Evidências robustas indicam que tDCS anódico sobre o STG esquerdo pode melhorar o processamento temporal auditivo, percepção de fala em ruído, memória auditivo-verbal e eficiência de leitura em crianças com dislexia e CAPD, confirmando a hipótese de que estimular a base auditiva fonológica potencializa o desempenho na leitura.

Esses achados ampliam a compreensão da base neural da dislexia e abrem caminho para intervenções neuromoduladoras complementares aos métodos comportamentais, com potencial para transformar os programas de reabilitação da leitura.

 

* tDCS anódico (do inglês anodal transcranial Direct Current Stimulation) é um tipo de estimulação cerebral não invasiva que usa uma corrente elétrica fraca para modular a atividade do cérebro. Consiste na aplicação de uma corrente elétrica muito leve (geralmente de 1 a 2 miliamperes) sobre o couro cabeludo, usando eletrodos posicionados em áreas específicas do cérebro.
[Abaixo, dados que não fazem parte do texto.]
# 3SAILab/two_stage_object_detection

Measured on AMD Instinct MI355X. Metric: images/sec Faster R-CNN ResNet-50 @800x1333, higher is better.
Workload: dtype f32 storage/accumulate; conv products as bf16x3 (3 exact bf16 pieces per operand, 6 bf16 MFMAs per product) in 0 of 43 conv layers, as fp16x2 (2 fp16 pieces of 2^e x per operand, 3 fp16 MFMAs per product; e follows the tensor's abs-max per forward: range words) in 43, f32 MFMA in the rest; 1 GPU; Full Faster R-CNN resnet50 inference forward, batch=1 per GPU, 3x800x1333, 80+1 classes, 3000->300 proposals; global_batch=1, parallelism=dp1, hip_graph=True, autotuned_tiles=True, steps_in_flight=4, tiles_tuned_on=this rank

## Files before the change

### include/tsod.h

```cpp
#ifndef TSOD_H
#define TSOD_H

#include <stddef.h>
#include <stdint.h>

#ifdef __cplusplus
extern "C" {
#endif

#define TSOD_VERSION 242

typedef void *tsod_stream_t;

typedef enum tsod_status {
    TSOD_OK = 0,
    TSOD_ERR_INVALID_ARG = -1,
    TSOD_ERR_UNSUPPORTED = -2,
    TSOD_ERR_ALIGNMENT = -3,
    TSOD_ERR_WORKSPACE = -4,
    TSOD_ERR_LAUNCH = -5
} tsod_status;

const char *tsod_status_str(int status);
int tsod_version(void);
// ... 1 lines not shown

enum { TSOD_ACT_NONE = 0, TSOD_ACT_PRELU = 1, TSOD_ACT_RELU6 = 2, TSOD_ACT_RELU = 3 };
enum { TSOD_TILE_AUTO = 0, TSOD_TILE_128x128 = 1, TSOD_TILE_128x64 = 2, TSOD_TILE_64x64 = 3, TSOD_TILE_64x128 = 4,
       TSOD_TILE_128x128_W8 = 5, TSOD_TILE_128x64_W8 = 6, TSOD_TILE_256x128_W8 = 7, TSOD_TILE_64x64_S1 = 8,
       TSOD_TILE_128x64_W8_S1 = 9, TSOD_TILE_64x64_S1_K64 = 10, TSOD_TILE_128x64_W8_S1_K64 = 11,
       TSOD_TILE_64x64_W1_S1 = 12, TSOD_TILE_128x64_W2_S1 = 13, TSOD_TILE_128x64_S1 = 14, TSOD_TILE_64x128_S1 = 15,
       TSOD_TILE_128x128_S1 = 16,
       TSOD_TILE_D128x128 = 17, TSOD_TILE_D64x128 = 18, TSOD_TILE_D256x128 = 19,
       TSOD_TILE_D64x128_S2 = 20 ,
       TSOD_TILE_D128x256 = 21 ,
       TSOD_TILE_D128x128_K32 = 22 ,
       TSOD_TILE_D192x128 = 23 ,
       TSOD_TILE_D64x128_K64 = 24 ,
       TSOD_TILE_COUNT = 25 };
enum { TSOD_PREC_F32 = 0, TSOD_PREC_BF16X3 = 1, TSOD_PREC_FP16X2 = 2 };
#define TSOD_MAX_SEGMENTS 16

typedef struct tsod_conv2d_desc {
    int32_t N, H, W;
    int32_t in_pitch;
    int32_t n_seg;
    int32_t seg_off[TSOD_MAX_SEGMENTS];
    int32_t seg_len[TSOD_MAX_SEGMENTS];
    int32_t Cout;
    int32_t out_pitch;
    int32_t out_off;
    int32_t KH, KW;
    int32_t stride;
    int32_t pad_h, pad_w;
    int32_t OH, OW;
// ... 17 lines not shown
int tsod_amax_reset(uint32_t *words, int32_t n_tensors, tsod_stream_t stream);
int tsod_absmax_f32(const float *x, int64_t n, uint32_t *amax_out, tsod_stream_t stream);

int tsod_host_mapped_pointer(void *host, void **device);
int tsod_word_publish_i32(const int32_t *src_device, int32_t *dst_mapped, tsod_stream_t stream);

int tsod_pack_conv_weight_f32(const float *w_oihw, int32_t Cout, int32_t Cin_src, int32_t KH, int32_t KW_src,
                              int32_t Cin, int32_t KW, float *w_packed, tsod_stream_t stream);

size_t tsod_conv_weight_bf16x3_bytes(int32_t Cout, int32_t K);
int tsod_pack_conv_weight_bf16x3(const float *w_packed , int32_t Cout, int32_t K, void *w_bf16x3,
                                 tsod_stream_t stream);
size_t tsod_conv_weight_fp16x2_bytes(int32_t Cout, int32_t K);
int tsod_pack_conv_weight_fp16x2(const float *w_packed , int32_t Cout, int32_t K, int32_t w_scale_exp,
                                 void *w_fp16x2, tsod_stream_t stream);

size_t tsod_conv2d_workspace_bytes(const tsod_conv2d_desc *d);
int tsod_conv2d_resolve(const tsod_conv2d_desc *d, int32_t *tile, int32_t *split_k);

int tsod_conv2d_f32(const tsod_conv2d_desc *d, const float *in, const float *w_packed,
                    const float *scale , const float *shift ,
                    const float *residual , float *out,
                    void *workspace, size_t workspace_bytes, tsod_stream_t stream);

int tsod_conv2d_dual_f32(const tsod_conv2d_desc *d, const float *in, const float *in2, const float *w_packed,
                         const float *scale, const float *shift, const float *residual, float *out,
                         void *workspace, size_t workspace_bytes, tsod_stream_t stream);

typedef struct tsod_bottleneck_desc {
    int32_t N, H, W;
// ... 404 lines not shown
```

### two_stage_object_detection_amd/_ffi.py

```python
from __future__ import annotations

import ctypes
import os
from ctypes import POINTER, Structure, byref, c_char_p, c_double, c_float, c_int, c_int32, c_int64, c_size_t, c_void_p
from typing import NamedTuple

import torch

_PKG_DIR = os.path.dirname(os.path.abspath(__file__))
LIB_PATH = os.environ.get("TSOD_LIB") or os.path.join(_PKG_DIR, "libtsod.so")

TSOD_MAX_SEGMENTS = 16
AMAX_WORDS, AMAX_STRIDE = 64, 64
AMAX_BYTES = AMAX_WORDS * AMAX_STRIDE
ACT_NONE, ACT_PRELU, ACT_RELU6, ACT_RELU = 0, 1, 2, 3
PREC_F32, PREC_BF16X3, PREC_FP16X2 = 0, 1, 2
PREC_NAMES = {0: "f32", 1: "bf16x3", 2: "fp16x2"}
TILE_AUTO, TILE_128x128, TILE_128x64, TILE_64x64, TILE_64x128 = 0, 1, 2, 3, 4


class Tile(NamedTuple):
    name: str
    rows: int
    precisions: tuple
# ... 27 lines not shown
    22: Tile("d128x128k32",    128, _SPLIT, dma=True),
    23: Tile("d192x128",       192, _FP16X2, dma=True),
    24: Tile("d64x128k64",     64,  _FP16X2, dma=True),
}


def tile_ids(precision: int) -> tuple:
    return tuple(t for t, row in TILES.items() if precision in row.precisions)


TILE_NAMES = {TILE_AUTO: "auto", **{t: row.name for t, row in TILES.items()}}
TILE_IDS = tile_ids(PREC_F32)
DMA_TILE_IDS = tuple(t for t, row in TILES.items() if row.dma)
BF16X3_TILE_IDS = tile_ids(PREC_BF16X3)
FP16X2_TILE_IDS = tile_ids(PREC_FP16X2)

class TsodError(RuntimeError):
    pass


class ConvDesc(Structure):
    _fields_ = [
        ("N", c_int32), ("H", c_int32), ("W", c_int32),
        ("in_pitch", c_int32), ("n_seg", c_int32),
        ("seg_off", c_int32 * TSOD_MAX_SEGMENTS), ("seg_len", c_int32 * TSOD_MAX_SEGMENTS),
        ("Cout", c_int32), ("out_pitch", c_int32), ("out_off", c_int32),
        ("KH", c_int32), ("KW", c_int32), ("stride", c_int32), ("pad_h", c_int32), ("pad_w", c_int32),
        ("OH", c_int32), ("OW", c_int32), ("act", c_int32), ("slope", c_float),
        ("res_pitch", c_int32), ("res_off", c_int32), ("tile", c_int32), ("split_k", c_int32), ("precision", c_int32),
        ("c2", c_int32), ("in2_pitch", c_int32), ("in2_off", c_int32), ("stride2", c_int32), ("H2", c_int32), ("W2", c_int32),
# ... 46 lines not shown


class GradNormResult(Structure):
    _fields_ = [("sum_sq", c_double), ("norm", c_float), ("coef", c_float)]


_SIGNATURES = {
    "tsod_status_str": (c_char_p, [c_int]),
    "tsod_version": (c_int, []),
    "tsod_device_cu_count": (c_int, []),
    "tsod_pack_conv_weight_f32": (c_int, [c_void_p, c_int32, c_int32, c_int32, c_int32, c_int32, c_int32, c_void_p, c_void_p]),
    "tsod_conv_weight_bf16x3_bytes": (c_size_t, [c_int32, c_int32]),
    "tsod_pack_conv_weight_bf16x3": (c_int, [c_void_p, c_int32, c_int32, c_void_p, c_void_p]),
    "tsod_conv_weight_fp16x2_bytes": (c_size_t, [c_int32, c_int32]),
    "tsod_pack_conv_weight_fp16x2": (c_int, [c_void_p, c_int32, c_int32, c_int32, c_void_p, c_void_p]),
    "tsod_conv2d_workspace_bytes": (c_size_t, [POINTER(ConvDesc)]),
    "tsod_conv2d_resolve": (c_int, [POINTER(ConvDesc), POINTER(c_int32), POINTER(c_int32)]),
    "tsod_conv2d_f32": (c_int, [POINTER(ConvDesc), c_void_p, c_void_p, c_void_p, c_void_p, c_void_p, c_void_p,
                                c_void_p, c_size_t, c_void_p]),
    "tsod_conv2d_dual_f32": (c_int, [POINTER(ConvDesc), c_void_p, c_void_p, c_void_p, c_void_p, c_void_p, c_void_p, c_void_p,
                                     c_void_p, c_size_t, c_void_p]),
    "tsod_bottleneck_wstream_bytes": (c_size_t, [c_int32, c_int32]),
    "tsod_bottleneck_proj_wstream_bytes": (c_size_t, [c_int32, c_int32]),
    "tsod_bottleneck_fp16x2": (c_int, [POINTER(BottleneckDesc), c_void_p, c_void_p, c_void_p, c_void_p, c_void_p]),
    "tsod_stem_wfrag_bytes": (c_size_t, []),
    "tsod_stem_fp16x2": (c_int, [POINTER(StemDesc), c_void_p, c_void_p, c_void_p, c_void_p, c_void_p]),
    "tsod_linear_f32": (c_int, [c_void_p, c_int32, c_int32, c_int32, c_void_p, c_void_p, c_int32, c_void_p, c_int32,
                                c_void_p, c_size_t, c_void_p]),
    "tsod_linear_workspace_bytes": (c_size_t, [c_int32, c_int32, c_int32]),
    "tsod_maxpool3x3s2_f32": (c_int, [c_void_p, c_int32, c_int32, c_int32, c_int32, c_int32, c_void_p, c_int32, c_void_p]),
# ... 295 lines not shown
```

Anódico = eletrodo positivo (ânodo), estimulando ou aumentando a excitabilidade da região cerebral abaixo dele. É usado em contraste com o eletrodo catódico (negativo), que costuma inibir a atividade

Exemplo prático em dislexia:

Quando aplicamos tDCS anódico sobre o giro temporal superior esquerdo (STG):

– Aumentamos a atividade neural naquela área

–  Isso pode melhorar funções como:

– Processamento auditivo

– Percepção da fala no ruído

– Leitura e memória auditiva-verbal

Benefícios observados em estudos com tDCS anódico:

– Maior velocidade e precisão na leitura

– Melhora na identificação de sons e pseudopalavras

– Efeitos positivos na memória auditiva

 

** “Sham” é um termo usado em pesquisas científicas para se referir a uma condição placebo ou falsa, especialmente em estudos com estimulação cerebral ou neurociência.

Qual o objetivo do sham? Controlar o efeito placebo, ou seja, permitir que os cientistas comparem os efeitos reais da estimulação com os efeitos psicológicos (ex: melhora só porque a pessoa “acha” que está sendo tratada).